Sources and Methods

  1. County level Data about population and land use for the U.S. Great Plains from 1870 to the present.

    Our county-level social, demographic, and agricultural data come from:

    In addition to using these data ourselves, we have also made this valuable data collection available to the broader scientific community through ICPSR and on the web (link to data page).

  2. Environmental data for the U.S. Great Plains from 1895 to the present.

    To the social, demographic, and agricultural data we have added environmental data, including:

    • Weather
    • Elevation
    • Soil quality
    • Natural amenities
    • Distance between counties

    Environmental information comes from:

    • PRISM precipitation and temperature data
    • VEMAP wind and humidity data
    • SSURGO and STATSGO soils databases

    We have interpolated these data to historical county boundaries, allowing us to link population dynamics and land use to environmental features and thus examine the impact of environment on land use and population change through both family formation and migration at the county level.

  3. Great Plains Farm Family Survey.

    A set of roughly 150 interviews with farm families in five areas of the Great Plains, conducted from 1997 to 1999, which provide valuable information about:

    • Farm family incomes
    • Responses to conservation measures
    • The ways in which farmers see and use government programs

    Through these interviews we attempt to demonstrate how families make demographic and land-use decisions in response to social, economic, political, and environmental forces.
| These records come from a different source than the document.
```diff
-                Fr lo_m = told[2].to_mont(), hi_m = told[3].to_mont();
+            const uint32_t nodes = 1u << (depth - 1);
+            Fr r = c;
+            if (helper < N_HELPERS && (1 + helper < 2 * nodes || (a.weights_out && helper < n_w))) r = fr_to_mont_outlined(c);
+            if (wave == OUT_WAVE) {
+                const uint32_t ol = threadIdx.x - 64 * OUT_WAVE;
+                Fr m = ol == 1 ? told[2] : ol == 2 ? told[3] : c;
+                if (ol < 3) m = fr_to_mont_outlined(m);
                 if (absorb_sum) {
-                    Fr sum_m = (a.first == 2) ? fr_from_arg(a.claimed) : (a.first == 3) ? load_fr(a.d_claimed, 0) : lo_m + hi_m;
-                    store_fr(st->sum, 0, sum_m);
-                    if (a.host_delta) store_fr(st->sum + a.host_delta, 0, sum_m);
+                    const Fr hi_m = shfl_fr(m, 2);
+                    if (ol == 1) {
+                        Fr sum_m = (a.first == 2) ? fr_from_arg(a.claimed) : (a.first == 3) ? load_fr(a.d_claimed, 0) : m + hi_m;
+                        store_fr(st->sum, 0, sum_m);
+                        if (a.host_delta) store_fr(st->sum + a.host_delta, 0, sum_m);
+                    }
                 }
-                store_fr(round_polys, 2 * (size_t)round, lo_m);
-                store_fr(round_polys, 2 * (size_t)round + 1, hi_m);
-                store_fr(challenges, round, r);
-                if (a.host_delta) {
-                    store_fr(round_polys + a.host_delta, 2 * (size_t)round, lo_m);
-                    store_fr(round_polys + a.host_delta, 2 * (size_t)round + 1, hi_m);
-                    store_fr(challenges + a.host_delta, round, r);
+                if (ol < 3) {
+                    uint64_t* dst = ol == 0 ? challenges + 4 * (size_t)round : round_polys + 4 * (2 * (size_t)round + ol - 1);
+                    store_fr(dst, 0, m);
+                    if (a.host_delta) store_fr(dst + a.host_delta, 0, m);
                 }
             }
-            const uint32_t nodes = 1u << (depth - 1);
-            if (helper >= N_HELPERS - 2 && helper < N_HELPERS && depth >= 3) {
-                const uint32_t q = 4 + (helper - (N_HELPERS - 2));
-                Fr va = told[q + 4] + r * (told[q + 8] - told[q + 4]);
-                Fr vb = told[q + 6] + r * (told[q + 10] - told[q + 6]);
-                tnew[q] = va;
-                tnew[q + 2] = vb;
-                enew[helper - (N_HELPERS - 2)] = (vb - va).to_mont();
+            if (builder && depth >= 3) {
+                const uint32_t q = 4 + b_v2;
+                const Fr x = told[q + 6] - told[q + 4];
+                const Fr y = (told[q + 10] - told[q + 8]) - x;
+                const Fr p1 = (b_free ? x : y) * b_pow;
+                Fr* slot = aff_stage + (bl & 31);
+                if (b_free) *slot = p1;
+                const Fr w = c * p1;
+                __builtin_amdgcn_fence(__ATOMIC_ACQ_REL, "wavefront");
+                if (!b_free) affine_table_store(tbl_new + AFF_TABLE_WORDS * b_v2, b_k, *slot + w);
             }
             for (uint32_t q = 1 + helper; q < 2 * nodes && helper < N_HELPERS; q += N_HELPERS) {
-                if (depth >= 3 && q >= 4 && q < 8) continue;
                 const uint32_t p = 1u << (31 - __builtin_clz(q));
                 tnew[q] = told[q + p] + r * (told[q + 2 * p] - told[q + p]);
             }
@@ -366,7 +409,7 @@
 }
 __host__ __device__ constexpr size_t small_lds_bytes(uint32_t log_n, int weight_rounds, bool grouped) {
     return ((size_t)3 * ((size_t)1 << log_n) + (weight_rounds >= 0 ? 3 * ((size_t)1 << weight_rounds) / 2 : 0u) + 1 +
-            (grouped ? SMALL_BLOCK : 0) + 4 + 2) * 32 + (64 + 64 + 16 + 2) * 4;
+            (grouped ? SMALL_BLOCK : 0) + 2 + 2 * AFF_DIGITS) * 32 + (64 + 64 + 16 + 4 + 4 * AFF_TABLE_WORDS) * 4;
 }
 
 static __global__ __launch_bounds__(MLE_BLOCK) void eq_weights_kernel(PtsArg pts, uint32_t first, uint32_t k,
```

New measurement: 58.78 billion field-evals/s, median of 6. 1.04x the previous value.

Linking these interviews to county- and individual-level census data will allow us to deal specifically with regional, environmental, and ethnic differences in the study population.

  4. Century and DayCent Ecosystem models.
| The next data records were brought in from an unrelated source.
struct K2fShared {
    double akey[K2F_NW];
    unsigned long long arank[K2F_NW];
    double red[K2F_NW + 2];
    double red2[K2F_NW + 2];
    double cbarv[K2F_MAX_BLOCKS];
    int crows[K2F_INLINE_BLOCKS * ELL_W];
    double cvals[K2F_INLINE_BLOCKS * ELL_W];
    int clen[K2F_INLINE_BLOCKS];
    int rows[K2_COL_CHUNK];
    double vals[K2_COL_CHUNK];
    double bcast[4];
    int ibcast[2];
};
static_assert(K2F_INLINE_BLOCKS * ELL_W <= 2 * K2F_THREADS, "the inline entries are two loads per thread");
struct K2fCandidateLoads {
    int j, len;
    double key, cbar;
    int row[2];
    double val[2];
};
__device__ __forceinline__ void k2f_candidates_issue(const DeviceLP& lp, int n_price_blocks, K2fCandidateLoads& c) {
    const int tid = threadIdx.x;
    const int bc = tid < n_price_blocks ? tid : 0;
    c.j = lp.cand_j[bc];
    c.key = lp.cand_key[bc];
    c.cbar = lp.cand_cbar[bc];
    c.len = lp.cand_len[bc];
#pragma unroll
    for (int t = 0; t < 2; ++t) {
        const int e = tid + t * K2F_THREADS;
        const int ec = e < n_price_blocks * ELL_W ? e : 0;
        c.row[t] = lp.cand_rows[ec];
        c.val[t] = lp.cand_vals[ec];
    }
}
template <int RULE>
__device__ __forceinline__ void k2f_candidates_fold(const DeviceLP& lp, int n_price_blocks, K2fShared& sm, const K2fCandidateLoads& c,
                                                    double& ckey, unsigned long long& crank) {
    const int tid = threadIdx.x;
    if (tid < n_price_blocks) {
        sm.cbarv[tid] = c.cbar;
        offer_entering<RULE>(c.key, c.j, tid, ckey, crank);
    }
    if (n_price_blocks <= K2F_INLINE_BLOCKS) {
#pragma unroll
        for (int t = 0; t < 2; ++t) {
            const int e = tid + t * K2F_THREADS;
            if (e < n_price_blocks * ELL_W) {
                sm.crows[e] = c.row[t];
                sm.cvals[e] = c.val[t];
            }
        }
        if (tid < n_price_blocks) sm.clen[tid] = c.len;
    }
    for (int b = tid + K2F_THREADS; b < n_price_blocks; b += K2F_THREADS) {
        const int j = lp.cand_j[b];
        const double k = lp.cand_key[b];
        const double cb = lp.cand_cbar[b];
        RELP_LOADS_ISSUED();
        sm.cbarv[b] = cb;
        offer_entering<RULE>(k, j, b, ckey, crank);
    }
}
template <int RULE>
__device__ __forceinline__ int k2f_entering(double ckey, unsigned long long crank, K2fShared& sm, double& cbar_q, int& winner_block) {
    const int q = entering_winner<RULE>(ckey, crank, sm.akey, sm.arank, winner_block);
    cbar_q = q >= 0 ? sm.cbarv[winner_block] : 0.0;
    return q;
}
template <int R>
__device__ __forceinline__ void k2f_ftran_inline(const DeviceLP& lp, const double* T, const K2fShared& sm, int q, int winner_block,
                                                 double (&al)[R], int& ca, int& cb_) {
    const int tid = threadIdx.x, m = lp.m, ld = lp.ld;
    const int len = sm.clen[winner_block];
    if (len >= 0) {
        constexpr int G = R <= 4 ? R : 4;
#pragma unroll
        for (int rg = 0; rg < R; rg += G) {
            double t[G][ELL_W];
#pragma unroll
            for (int g = 0; g < G; ++g) {
                const int i = tid + (rg + g) * K2F_THREADS;
                const double* col = T + (i < m ? i : 0);
#pragma unroll
                for (int e = 0; e < ELL_W; ++e) t[g][e] = col[(size_t)sm.crows[winner_block * ELL_W + e] * ld];
            }
            RELP_LOADS_ISSUED();
#pragma unroll
            for (int g = 0; g < G; ++g) {
                double a0 = 0.0;
#pragma unroll
                for (int e = 0; e < ELL_W; ++e) a0 += t[g][e] * sm.cvals[winner_block * ELL_W + e];
                if (tid + (rg + g) * K2F_THREADS < m) al[rg + g] = a0;
            }
        }
    }
    if (len > ELL_W || len < 0) {
        ca = lp.col_start[q] + (len < 0 ? 0 : ELL_W);
        cb_ = lp.col_start[q + 1];
    }
}
template <int R>
__device__ __forceinline__ void k2f_ftran_csc(const DeviceLP& lp, const double* T, K2fShared& sm, int ca, int cb_, double (&al)[R]) {
    const int tid = threadIdx.x, m = lp.m, ld = lp.ld;
    for (int c0 = ca; c0 < cb_; c0 += K2_COL_CHUNK) {
        const int cnt = min(K2_COL_CHUNK, cb_ - c0);
        __syncthreads();
        for (int e = tid; e < cnt; e += K2F_THREADS) {
            sm.rows[e] = lp.row_index[c0 + e];
            sm.vals[e] = lp.value[c0 + e];
        }
        __syncthreads();
        if constexpr (R <= 8) {
            double acc[R][4];
            int row[R];
#pragma unroll
            for (int r = 0; r < R; ++r) {
                const int i = tid + r * K2F_THREADS;
                row[r] = i < m ? i : 0;
                acc[r][0] = acc[r][1] = acc[r][2] = acc[r][3] = 0.0;
            }
            int e = 0;
            for (; e + 4 <= cnt; e += 4) {
                const size_t o0 = (size_t)sm.rows[e] * ld, o1 = (size_t)sm.rows[e + 1] * ld, o2 = (size_t)sm.rows[e + 2] * ld, o3 = (size_t)sm.rows[e + 3] * ld;
                const double v0 = sm.vals[e], v1 = sm.vals[e + 1], v2 = sm.vals[e + 2], v3 = sm.vals[e + 3];
                double x[R][4];
#pragma unroll
                for (int r = 0; r < R; ++r) {
                    x[r][0] = T[o0 + row[r]];
                    x[r][1] = T[o1 + row[r]];
                    x[r][2] = T[o2 + row[r]];
                    x[r][3] = T[o3 + row[r]];
                }
#pragma unroll
                for (int r = 0; r < R; ++r) {
                    acc[r][0] += x[r][0] * v0;
                    acc[r][1] += x[r][1] * v1;
                    acc[r][2] += x[r][2] * v2;
                    acc[r][3] += x[r][3] * v3;
                }
            }
            for (; e < cnt; ++e) {
                const size_t o = (size_t)sm.rows[e] * ld;
                const double v = sm.vals[e];
                double x[R];
#pragma unroll
                for (int r = 0; r < R; ++r) x[r] = T[o + row[r]];
#pragma unroll
                for (int r = 0; r < R; ++r) acc[r][0] += x[r] * v;
            }
#pragma unroll
            for (int r = 0; r < R; ++r)
                if (tid + r * K2F_THREADS < m) al[r] += (acc[r][0] + acc[r][1]) + (acc[r][2] + acc[r][3]);
        } else {
#pragma unroll
            for (int r = 0; r < R; ++r) {
                const int i = tid + r * K2F_THREADS;
                if (i >= m) continue;
                const double* col = T + i;
                double a0 = 0.0, a1 = 0.0, a2 = 0.0, a3 = 0.0;
                int e = 0;
                for (; e + 4 <= cnt; e += 4) {
                    a0 += col[(size_t)sm.rows[e] * ld] * sm.vals[e];
                    a1 += col[(size_t)sm.rows[e + 1] * ld] * sm.vals[e + 1];
                    a2 += col[(size_t)sm.rows[e + 2] * ld] * sm.vals[e + 2];
                    a3 += col[(size_t)sm.rows[e + 3] * ld] * sm.vals[e + 3];
                }
                for (; e < cnt; ++e) a0 += col[(size_t)sm.rows[e] * ld] * sm.vals[e];
                al[r] += (a0 + a1) + (a2 + a3);
            }
        }
    }
}
template <int R>
__device__ __forceinline__ void k2f_pass1(const DeviceLP& lp, bool bounded, const double (&al)[R], const double (&xb)[R], const int (&bas)[R],
                                          double tol_pivot, double slack, int skip_artificial_rows, bool (&eligible)[R], double (&room)[R],
                                          double& sumsq, double& theta) {
    const int tid = threadIdx.x, m = lp.m;
#pragma unroll
    for (int r = 0; r < R; ++r) {
        const int i = tid + r * K2F_THREADS;
        const double a = al[r];
        sumsq += a * a;
        const bool allowed = i < m && !(skip_artificial_rows && bas[r] < lp.n_art);
        const RowRoom row = row_room(a, xb[r], [&] { return lp.xub[i]; }, allowed, bounded, tol_pivot);
        eligible[r] = row.eligible;
        room[r] = row.room;
        if (row.eligible) theta = fmin(theta, harris_pass1(row.room, slack, a));
    }
}
__device__ __forceinline__ void k2f_reduce(K2fShared& sm, double sumsq, double theta, double& gamma_q, double& theta_max) {
    const int lane = threadIdx.x & (WAVE - 1), wave = threadIdx.x / WAVE;
    sumsq = wave_sum(sumsq);
    theta = wave_min(theta);
    if (lane == LAST) {
        sm.red[wave] = sumsq;
        sm.red2[wave] = theta;
    }
    __syncthreads();
    if (wave == 0) {
        double t1 = lane < K2F_NW ? sm.red[lane] : 0.0;
        double t2 = lane < K2F_NW ? sm.red2[lane] : INFINITY;
        t1 = wave_sum(t1);
        t2 = wave_min(t2);
        if (lane == LAST) {
            sm.red[K2F_NW] = t1;
            sm.red2[K2F_NW] = t2;
        }
    }
    __syncthreads();
    gamma_q = 1.0 + sm.red[K2F_NW];
    theta_max = sm.red2[K2F_NW];
}
template <int R>
__device__ __forceinline__ int k2f_pass2(bool textbook, const double (&al)[R], const bool (&eligible)[R], const double (&room)[R],
                                         const int (&bas)[R], double theta_max, K2fShared& sm) {
    double hkey = 0.0;
    unsigned long long hrank = RANK_NONE;
#pragma unroll
    for (int r = 0; r < R; ++r) {
        const double mag = fabs(al[r]);
        if (eligible[r] && harris_accepts(room[r], mag, theta_max))
            keep_better(harris_key(textbook, mag), leaving_rank(bas[r], threadIdx.x + r * K2F_THREADS), hkey, hrank);
    }
    block_argbest(hkey, hrank, sm.akey, sm.arank);
    return leaving_row(hrank);
}
template <int R>
__device__ __forceinline__ void k2f_broadcast_row(int p, const double (&al)[R], const double (&xb)[R], const double (&room)[R],
                                                  const int (&bas)[R], K2fShared& sm) {
#pragma unroll
    for (int r = 0; r < R; ++r) {
        if ((int)threadIdx.x + r * K2F_THREADS == p) {
            sm.bcast[1] = al[r];
            sm.bcast[2] = xb[r];
            sm.bcast[3] = room[r];
            sm.ibcast[0] = bas[r];
        }
    }
    __syncthreads();
}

    These generalized ecosystem models simulate carbon and nitrogen dynamics and greenhouse gas fluxes in grassland, forest, savanna, and crop systems. Our historical land use data provide parameters for these models, allowing us to simulate the outcomes of land use management practices on Great Plains agroecosystems. As land use is tied both directly and indirectly to population change, these models will reveal the effects of population on the ecosystem itself, in turn producing data about the environment of the Great Plains, which we can use in conjunction with our social and demographic data to analyze the interactions between environmental and social processes.

    By examining the impact of agricultural practices on trace gas fluxes and soil carbon levels, we have developed carbon and nitrogen budgets for the counties of the Great Plains and determined best management standards for Great Plains grassland systems. Our data allow us to use the Century and DayCent models to determine the environmental consequences of Great Plains agriculture and of the recent and ongoing conversion of agricultural land to residential lawns and other non-agricultural uses.

  5. Field-level land use data from 1930 to the present.

    The interpretation of aerial photographs and satellite images by the Environmental Spatial Analysis Laboratory at the University of Michigan will produce data about land use practices at the field level for a sample of fifty-two counties representing the shortgrass, mixed grass, and tallgrass plains. Within each of the fifty-two sample counties, we will sample an average of eight sites over five time points, dating back to the 1930s.

    These field-level data will allow us to test our hypotheses about the limits of human impact on the environment and about the stability of agricultural land use in the Great Plains by revealing land-use changes at the field level that may have been masked by county-level aggregation. For example, the county-level data analyzed by Geoff Cunfer in On the Great Plains demonstrate that land in crops reached a maximum in the 1930s and has changed little since. The field-level data will reveal whether individual fields and parcels were converted from one use to another If we find that land use changed often in many places, then human choices were more important than environment in driving land use; if land use remained generally stable across many decades, then environmental drivers come to the fore.